:: EXERCISE ::
Only the lines holding the string "class" are needed; copy each of them from the data.

○ ○ ○ ○ ○

# tatary/ramses

Measured on AMD Instinct MI355X. Metric: cell-updates/s (Godunov sweep), uniform Sedov3D, higher is better.
Workload: dtype f64

## Files before the change

### include/ramses_amd.h

```cpp
#ifndef RAMSES_AMD_H
#define RAMSES_AMD_H

#include <stddef.h>
#include <stdint.h>

#ifdef __cplusplus
extern "C" {
#endif

#define RAMSES_AMD_OK 0
#define RAMSES_AMD_EINVAL (-1)
#define RAMSES_AMD_EUNSUPPORTED (-2)
#define RAMSES_AMD_EHIP (-3)
#define RAMSES_AMD_ENODEVICE (-4)

enum { RAMSES_AMD_RIEMANN_LLF = 0, RAMSES_AMD_RIEMANN_HLLC = 1,
       RAMSES_AMD_RIEMANN_HLL = 2, RAMSES_AMD_RIEMANN_ACOUSTIC = 3,
       RAMSES_AMD_RIEMANN_EXACT = 4 };
enum { RAMSES_AMD_SCHEME_MUSCL = 0, RAMSES_AMD_SCHEME_PLMDE = 1 };

#define RAMSES_AMD_MAX_NENER 2
#define RAMSES_AMD_MAX_NVAR 16

typedef struct ramses_amd_hydro_params {
// ... 14 lines not shown
  double gamma_rad[RAMSES_AMD_MAX_NENER];
} ramses_amd_hydro_params;

typedef struct ramses_amd_brick {
  int32_t nx, ny, nz;
  int32_t ng;
  int64_t pitch_y;
  int64_t pitch_z;
  int64_t pitch_var;
} ramses_amd_brick;

void ramses_amd_brick_dense(ramses_amd_brick *b, int nx, int ny, int nz, int ng);

const char *ramses_amd_last_error(void);
int ramses_amd_abi_check(size_t sizeof_hydro_params, size_t sizeof_brick);
int ramses_amd_set_device_auto(int world_rank);
int ramses_amd_device_info(char *name, size_t name_len, int *n_cu, size_t *hbm_bytes);

int ramses_amd_godunov_brick(const ramses_amd_hydro_params *p,
                             const ramses_amd_brick *b, const double *d_uold,
                             const double *d_grav, double *d_unew, double dx,
                             double dt, void *stream);

int ramses_amd_godunov_brick_shell(const ramses_amd_hydro_params *p,
                                   const ramses_amd_brick *b, const double *d_uold,
                                   const double *d_grav, double *d_unew, double dx,
                                   double dt, void *stream);
int ramses_amd_godunov_brick_interior(const ramses_amd_hydro_params *p,
                                      const ramses_amd_brick *b, const double *d_uold,
                                      const double *d_grav, double *d_unew, double dx,
                                      double dt, void *stream);

int ramses_amd_godunov_tune(int tile_rows, int zchunk);

int ramses_amd_courant_init(const ramses_amd_hydro_params *p, double dx,
                            double *d_out, void *stream);
int ramses_amd_courant_brick(const ramses_amd_hydro_params *p,
                             const ramses_amd_brick *b, const double *d_uold,
                             const double *d_grav, double dx, double *d_out,
                             void *stream);

int ramses_amd_pdv_brick(const ramses_amd_hydro_params *p, const ramses_amd_brick *b,
                         const double *d_uold, double *d_unew, double dx, double dt,
                         void *stream);

int ramses_amd_fill_ghosts_periodic(const ramses_amd_brick *b, double *d_u,
                                    int nvar, int axes, void *stream);

int64_t ramses_amd_halo_slab_size(const ramses_amd_brick *b, int nvar, int face);
int ramses_amd_halo_pack(const ramses_amd_brick *b, const double *d_u, int nvar,
                         int face, double *d_buf, void *stream);
int ramses_amd_halo_unpack(const ramses_amd_brick *b, double *d_u, int nvar,
                           int face, const double *d_buf, void *stream);

int64_t ramses_amd_mg_workspace_doubles(int level);
int ramses_amd_multigrid_fine_brick(int level, const double *d_rho, double rho_tot,
                                    double fourpi, double epsilon, int *safe_mode,
                                    double *d_phi, double *d_f1, double *d_f2,
                                    double *d_work, int *iters, double *err,
                                    void *stream);
int ramses_amd_gradient_phi_brick(int level, const double *d_phi, double *d_f,
                                  void *stream);
int ramses_amd_mg_gauss_seidel(double *d_phi, const double *d_rhs, int n, double dx2,
                               int redstep, void *stream);
int ramses_amd_mg_residual(const double *d_phi, const double *d_rhs, double *d_res,
                           int n, double dx, double *d_work, double *d_norm2,
// ... 370 lines not shown
```

### ramses_amd/_capi.py

```python
import ctypes as C
import os

HERE = os.path.dirname(os.path.abspath(__file__))
LIB_PATH = os.environ.get("RAMSES_AMD_LIB") or os.path.join(HERE, "lib", "libramses_amd.so")

GAMMA_RAD = 1.33333333334
MAX_NVAR = 16
RIEMANN = {"llf": 0, "hllc": 1, "hll": 2, "acoustic": 3, "exact": 4}
SCHEME = {"muscl": 0, "plmde": 1}


class RamsesAmdError(RuntimeError):
    pass


class HydroParams(C.Structure):
    _fields_ = [
        ("ndim", C.c_int32), ("nvar", C.c_int32),
        ("gamma", C.c_double), ("smallr", C.c_double), ("smallc", C.c_double),
        ("slope_type", C.c_int32), ("riemann", C.c_int32),
        ("slope_theta", C.c_double),
        ("scheme", C.c_int32), ("niter_riemann", C.c_int32),
        ("difmag", C.c_double), ("courant_factor", C.c_double),
        ("fast_math", C.c_int32), ("nener", C.c_int32),
# ... 8 lines not shown
    ]


class RefineCrit(C.Structure):
    _fields_ = [
        ("err_grad_d", C.c_double), ("err_grad_p", C.c_double), ("err_grad_u", C.c_double),
        ("floor_d", C.c_double), ("floor_p", C.c_double), ("floor_u", C.c_double),
        ("n_jeans", C.c_double), ("tail_pix", C.c_double), ("factG", C.c_double),
        ("thr", C.c_double), ("var_cut_refine", C.c_double),
        ("thr_mode", C.c_int32), ("ivar_refine", C.c_int32),
    ]


def make_refine_crit(err_grad_d=-1.0, err_grad_p=-1.0, err_grad_u=-1.0, floor_d=1e-10, floor_p=1e-10, floor_u=1e-10,
                     n_jeans=-1.0, tail_pix=0.0, factG=1.0, thr=0.0, var_cut_refine=-1.0, thr_mode=0, ivar_refine=0):
    return RefineCrit(err_grad_d, err_grad_p, err_grad_u, floor_d, floor_p, floor_u, n_jeans, tail_pix, factG, thr,
                      var_cut_refine, thr_mode, ivar_refine)


_lib = None

_vp, _i, _d, _i64 = C.c_void_p, C.c_int, C.c_double, C.c_int64
_PP, _PB = C.POINTER(HydroParams), C.POINTER(Brick)
SYMBOLS = [
    ("ramses_amd_last_error", C.c_char_p, []),
    ("ramses_amd_abi_check", _i, [C.c_size_t, C.c_size_t]),
    ("ramses_amd_brick_dense", None, [_PB, _i, _i, _i, _i]),
    ("ramses_amd_device_info", _i, [C.c_char_p, C.c_size_t, C.POINTER(C.c_int), C.POINTER(C.c_size_t)]),
    ("ramses_amd_set_device_auto", _i, [_i]),
    ("ramses_amd_godunov_brick", _i, [_PP, _PB, _vp, _vp, _vp, _d, _d, _vp]),
    ("ramses_amd_godunov_brick_shell", _i, [_PP, _PB, _vp, _vp, _vp, _d, _d, _vp]),
    ("ramses_amd_godunov_brick_interior", _i, [_PP, _PB, _vp, _vp, _vp, _d, _d, _vp]),
    ("ramses_amd_godunov_tune", _i, [_i, _i]),
    ("ramses_amd_courant_init", _i, [_PP, _d, _vp, _vp]),
    ("ramses_amd_courant_brick", _i, [_PP, _PB, _vp, _vp, _d, _vp, _vp]),
    ("ramses_amd_pdv_brick", _i, [_PP, _PB, _vp, _vp, _d, _d, _vp]),
    ("ramses_amd_fill_ghosts_periodic", _i, [_PB, _vp, _i, _i, _vp]),
    ("ramses_amd_halo_slab_size", _i64, [_PB, _i, _i]),
    ("ramses_amd_halo_pack", _i, [_PB, _vp, _i, _i, _vp, _vp]),
    ("ramses_amd_halo_unpack", _i, [_PB, _vp, _i, _i, _vp, _vp]),
    ("ramses_amd_mg_workspace_doubles", _i64, [_i]),
    ("ramses_amd_multigrid_fine_brick", _i, [_i, _vp, _d, _d, _d, C.POINTER(C.c_int), _vp, _vp, _vp, _vp,
                                             C.POINTER(C.c_int), C.POINTER(C.c_double), _vp]),
    ("ramses_amd_gradient_phi_brick", _i, [_i, _vp, _vp, _vp]),
    ("ramses_amd_mg_gauss_seidel", _i, [_vp, _vp, _i, _d, _i, _vp]),
    ("ramses_amd_mg_residual", _i, [_vp, _vp, _vp, _i, _d, _vp, _vp, _vp]),
    ("ramses_amd_mg_restrict", _i, [_vp, _vp, _vp, _i, _vp]),
    ("ramses_amd_mg_interp_correct", _i, [_vp, _vp, _i, _vp]),
    ("ramses_amd_mg_smooth_fused", _i, [_vp, _vp, _vp, _vp, _vp, _vp, _i, _d, _i, _vp]),
    ("ramses_amd_mg_tune", _i, [_i]),
    ("ramses_amd_godunov_fine_host", _i, [_PP, _i, _i, _vp, _vp, _i64, _i64, _i, _vp, _vp, _vp, _d, _d]),
    ("ramses_amd_interpol_hydro_brick", _i, [_i, _i, _i, _i, _d, _vp, _vp, _vp]),
    ("ramses_amd_upload_fine_brick", _i, [_i, _i, _i, _d, _vp, _vp, _vp]),
    ("ramses_amd_multigrid_fine_f90", _i, [_i, _i, _vp, _vp, _i64, _i64, _i, _vp, _vp, _d, _d, _d,
                                           C.POINTER(C.c_int), C.POINTER(C.c_int), C.POINTER(C.c_double)]),
    ("ramses_amd_godunov_fine_f90", _i, [_PP, _i, _i, _vp, _vp, _i64, _i64, _i, _vp, _vp, _vp, _i, _d, _d]),
    ("ramses_amd_mg_smooth_fused_ghost", _i, [_vp, _vp, _vp, _vp, _vp, _vp, _i, _i, _i, _i, _d, _i, _vp]),
    ("ramses_amd_godunov_fine_amr_host", _i, [_PP, _i, _i, _vp, _vp, _vp, _vp, _i64, _i64, _vp, _vp, _vp, _vp, _vp, _d, _d, _i, _i, _i]),
    ("ramses_amd_godunov_fine_amr_f90", _i, [_PP, _i, _i, _vp, _vp, _vp, _vp, _i64, _i64, _vp, _vp, _vp, _i, _vp, _vp, _i, _d, _d, _i, _i, _i]),
    ("ramses_amd_godunov_fine_amr_workspace", _i64, [_i, _i64]),
    ("ramses_amd_godunov_fine_amr_device", _i, [_PP, _i, _i, _vp, _vp, _vp, _vp, _i64, _i64, _vp, _vp, _vp, _vp, _vp, _d, _d, _i, _i, _i, _vp, _vp, _vp]),
    ("ramses_amd_halo_multi", _i, [_PB, _vp, _i, _i, _vp, _vp, _vp, _i, _vp]),
    ("ramses_amd_make_boundary_hydro", _i, [_PP, _PB, _vp, _i, _i, _vp, _i, _vp]),
    ("ramses_amd_mg_rhs", _i, [_vp, _vp, _i64, _d, _d, _vp]),
    ("ramses_amd_mg_restrict_ghost", _i, [_vp, _vp, _i, _i, _i, _i, _i, _vp]),
    ("ramses_amd_mg_interp_correct_ghost", _i, [_vp, _i, _i, _i, _i, _vp, _i, _i, _vp, _vp]),
# ... 216 lines not shown
```

### ramses_amd/csrc/capi.hip

```cpp
#include <hip/hip_runtime.h>

#include <cmath>
#include <cstdio>
#include <cstdlib>
#include <cstring>
#include <vector>

#include "../../include/ramses_amd.h"
#include "amr_args.hpp"
#include "amr_sweep_args.hpp"
#include "cg_amr_args.hpp"
#include "mg_amr_args.hpp"
#include "mg_args.hpp"
#include "misc_args.hpp"
#include "pack_args.hpp"
#include "rho_args.hpp"
#include "sweep_args.hpp"
#include "capi_shared.hpp"

using namespace ramses_amd;

static thread_local char g_err[512] = "";
static int g_tile_rows = 0;
static int g_zchunk = 128;
static int g_mg_fused = 1;
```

○ ○ ○ ○ ○

:: SOLUTION FOR THIS PROBLEM ::
class RamsesAmdError(RuntimeError):
class HydroParams(C.Structure):
class RefineCrit(C.Structure):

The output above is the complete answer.